-- REQUIRED ACTION --
Pull each line with the string "ntrunk" from the entries.
• • • • •
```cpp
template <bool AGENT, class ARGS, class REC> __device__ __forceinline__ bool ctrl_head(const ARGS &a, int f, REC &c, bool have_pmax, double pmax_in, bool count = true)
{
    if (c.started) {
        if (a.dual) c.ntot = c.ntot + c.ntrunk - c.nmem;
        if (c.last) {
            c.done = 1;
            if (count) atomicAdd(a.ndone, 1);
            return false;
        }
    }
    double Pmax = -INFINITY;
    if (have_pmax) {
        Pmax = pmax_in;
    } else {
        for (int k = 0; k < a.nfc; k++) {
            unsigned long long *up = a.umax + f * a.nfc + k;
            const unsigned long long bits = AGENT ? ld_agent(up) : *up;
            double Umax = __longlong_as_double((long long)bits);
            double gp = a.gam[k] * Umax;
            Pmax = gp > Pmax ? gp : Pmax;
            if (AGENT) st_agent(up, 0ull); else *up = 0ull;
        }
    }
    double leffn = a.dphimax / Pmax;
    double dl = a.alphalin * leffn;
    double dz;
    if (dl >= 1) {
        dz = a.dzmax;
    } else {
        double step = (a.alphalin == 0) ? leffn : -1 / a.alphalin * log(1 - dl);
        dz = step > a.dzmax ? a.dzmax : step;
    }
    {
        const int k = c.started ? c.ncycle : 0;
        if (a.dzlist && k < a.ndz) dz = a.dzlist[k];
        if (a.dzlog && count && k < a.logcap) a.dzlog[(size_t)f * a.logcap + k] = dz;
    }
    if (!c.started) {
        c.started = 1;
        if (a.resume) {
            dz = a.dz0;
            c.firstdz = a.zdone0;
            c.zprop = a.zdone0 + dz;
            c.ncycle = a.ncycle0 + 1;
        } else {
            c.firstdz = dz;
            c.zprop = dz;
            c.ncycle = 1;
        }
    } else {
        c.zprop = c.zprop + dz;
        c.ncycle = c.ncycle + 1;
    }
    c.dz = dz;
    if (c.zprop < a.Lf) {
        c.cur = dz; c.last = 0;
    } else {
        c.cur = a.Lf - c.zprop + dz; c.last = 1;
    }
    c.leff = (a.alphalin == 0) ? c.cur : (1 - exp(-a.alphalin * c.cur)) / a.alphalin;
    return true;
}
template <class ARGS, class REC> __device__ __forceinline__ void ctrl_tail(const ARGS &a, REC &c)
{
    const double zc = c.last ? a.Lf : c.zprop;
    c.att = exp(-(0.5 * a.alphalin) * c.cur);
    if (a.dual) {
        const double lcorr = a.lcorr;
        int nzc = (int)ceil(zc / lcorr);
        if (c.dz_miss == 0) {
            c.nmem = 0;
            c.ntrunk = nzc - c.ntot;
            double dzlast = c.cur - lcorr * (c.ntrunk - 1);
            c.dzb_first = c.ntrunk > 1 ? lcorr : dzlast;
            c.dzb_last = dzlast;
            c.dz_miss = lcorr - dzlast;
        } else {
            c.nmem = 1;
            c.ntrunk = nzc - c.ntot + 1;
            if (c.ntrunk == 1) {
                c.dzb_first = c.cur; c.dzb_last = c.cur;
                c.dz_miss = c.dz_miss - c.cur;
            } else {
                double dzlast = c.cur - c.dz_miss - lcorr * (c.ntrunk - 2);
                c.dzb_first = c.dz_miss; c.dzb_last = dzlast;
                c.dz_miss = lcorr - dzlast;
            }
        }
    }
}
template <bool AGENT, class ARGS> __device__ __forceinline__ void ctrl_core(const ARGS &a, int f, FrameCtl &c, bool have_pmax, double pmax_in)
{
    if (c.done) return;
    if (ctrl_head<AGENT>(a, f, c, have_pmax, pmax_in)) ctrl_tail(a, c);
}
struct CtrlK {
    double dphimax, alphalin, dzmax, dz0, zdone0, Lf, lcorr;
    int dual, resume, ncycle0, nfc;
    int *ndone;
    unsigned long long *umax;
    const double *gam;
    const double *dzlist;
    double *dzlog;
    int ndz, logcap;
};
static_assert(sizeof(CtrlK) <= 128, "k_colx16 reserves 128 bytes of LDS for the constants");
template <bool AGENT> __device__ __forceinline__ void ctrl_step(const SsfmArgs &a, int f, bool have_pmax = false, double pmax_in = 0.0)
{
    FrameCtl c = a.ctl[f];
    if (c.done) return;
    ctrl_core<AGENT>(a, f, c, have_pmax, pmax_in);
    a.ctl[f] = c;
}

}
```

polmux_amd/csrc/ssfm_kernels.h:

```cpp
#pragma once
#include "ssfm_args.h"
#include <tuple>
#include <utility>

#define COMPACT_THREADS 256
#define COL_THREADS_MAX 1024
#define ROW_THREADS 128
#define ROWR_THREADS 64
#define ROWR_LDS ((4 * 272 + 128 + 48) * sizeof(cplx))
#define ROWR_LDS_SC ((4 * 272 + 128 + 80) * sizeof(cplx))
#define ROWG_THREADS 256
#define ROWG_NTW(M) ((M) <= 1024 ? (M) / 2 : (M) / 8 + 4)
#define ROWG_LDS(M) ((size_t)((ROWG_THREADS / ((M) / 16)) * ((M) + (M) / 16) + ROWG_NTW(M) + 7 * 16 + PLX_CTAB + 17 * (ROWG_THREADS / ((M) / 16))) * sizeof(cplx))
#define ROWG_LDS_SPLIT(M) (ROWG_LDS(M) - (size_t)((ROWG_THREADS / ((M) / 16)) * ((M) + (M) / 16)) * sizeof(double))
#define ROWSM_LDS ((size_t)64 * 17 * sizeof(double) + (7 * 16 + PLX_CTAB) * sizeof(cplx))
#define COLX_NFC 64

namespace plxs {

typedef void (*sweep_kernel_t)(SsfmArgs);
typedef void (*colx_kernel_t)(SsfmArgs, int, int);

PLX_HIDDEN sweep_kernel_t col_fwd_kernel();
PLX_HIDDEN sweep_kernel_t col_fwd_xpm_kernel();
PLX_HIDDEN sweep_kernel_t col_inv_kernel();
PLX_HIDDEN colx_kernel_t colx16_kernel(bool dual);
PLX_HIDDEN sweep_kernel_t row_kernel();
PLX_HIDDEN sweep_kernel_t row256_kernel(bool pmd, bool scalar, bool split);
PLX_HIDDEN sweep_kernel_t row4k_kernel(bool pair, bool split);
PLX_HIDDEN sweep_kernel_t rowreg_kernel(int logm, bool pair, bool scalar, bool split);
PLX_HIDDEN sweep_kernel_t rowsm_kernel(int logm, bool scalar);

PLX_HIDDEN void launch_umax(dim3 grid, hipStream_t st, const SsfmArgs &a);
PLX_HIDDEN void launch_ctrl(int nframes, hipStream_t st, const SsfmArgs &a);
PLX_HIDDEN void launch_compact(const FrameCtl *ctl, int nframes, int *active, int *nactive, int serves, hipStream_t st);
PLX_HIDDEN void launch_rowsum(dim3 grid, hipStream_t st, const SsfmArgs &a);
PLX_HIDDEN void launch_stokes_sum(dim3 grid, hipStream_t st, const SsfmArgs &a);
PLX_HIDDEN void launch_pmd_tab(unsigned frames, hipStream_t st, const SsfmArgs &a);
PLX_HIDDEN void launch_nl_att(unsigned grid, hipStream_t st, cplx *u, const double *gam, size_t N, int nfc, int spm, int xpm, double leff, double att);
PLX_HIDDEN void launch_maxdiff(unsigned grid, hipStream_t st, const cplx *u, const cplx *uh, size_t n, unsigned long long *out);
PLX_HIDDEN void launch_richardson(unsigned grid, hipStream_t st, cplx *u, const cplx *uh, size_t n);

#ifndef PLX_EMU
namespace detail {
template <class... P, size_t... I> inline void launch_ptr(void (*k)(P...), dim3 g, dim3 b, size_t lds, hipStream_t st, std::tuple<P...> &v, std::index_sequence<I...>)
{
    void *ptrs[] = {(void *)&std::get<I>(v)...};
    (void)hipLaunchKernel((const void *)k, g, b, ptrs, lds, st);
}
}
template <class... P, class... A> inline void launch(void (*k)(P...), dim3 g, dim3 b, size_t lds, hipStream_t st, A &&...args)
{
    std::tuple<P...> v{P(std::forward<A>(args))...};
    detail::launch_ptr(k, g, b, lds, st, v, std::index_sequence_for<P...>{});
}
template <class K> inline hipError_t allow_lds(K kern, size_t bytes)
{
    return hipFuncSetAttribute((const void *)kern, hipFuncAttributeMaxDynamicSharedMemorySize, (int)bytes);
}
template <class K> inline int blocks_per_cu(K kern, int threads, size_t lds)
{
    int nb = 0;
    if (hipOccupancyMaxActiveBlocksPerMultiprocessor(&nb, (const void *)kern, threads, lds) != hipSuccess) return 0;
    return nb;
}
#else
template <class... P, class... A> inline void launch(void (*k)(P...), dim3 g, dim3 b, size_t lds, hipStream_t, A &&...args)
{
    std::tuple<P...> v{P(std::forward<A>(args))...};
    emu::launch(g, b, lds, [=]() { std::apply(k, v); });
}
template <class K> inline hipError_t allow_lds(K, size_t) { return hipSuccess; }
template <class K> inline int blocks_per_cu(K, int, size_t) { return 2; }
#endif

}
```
• • • • •
-- RESPONSE AREA --
        if (a.dual) c.ntot = c.ntot + c.ntrunk - c.nmem;
            c.ntrunk = nzc - c.ntot;
            double dzlast = c.cur - lcorr * (c.ntrunk - 1);
            c.dzb_first = c.ntrunk > 1 ? lcorr : dzlast;
            c.ntrunk = nzc - c.ntot + 1;
            if (c.ntrunk == 1) {
                double dzlast = c.cur - c.dz_miss - lcorr * (c.ntrunk - 2);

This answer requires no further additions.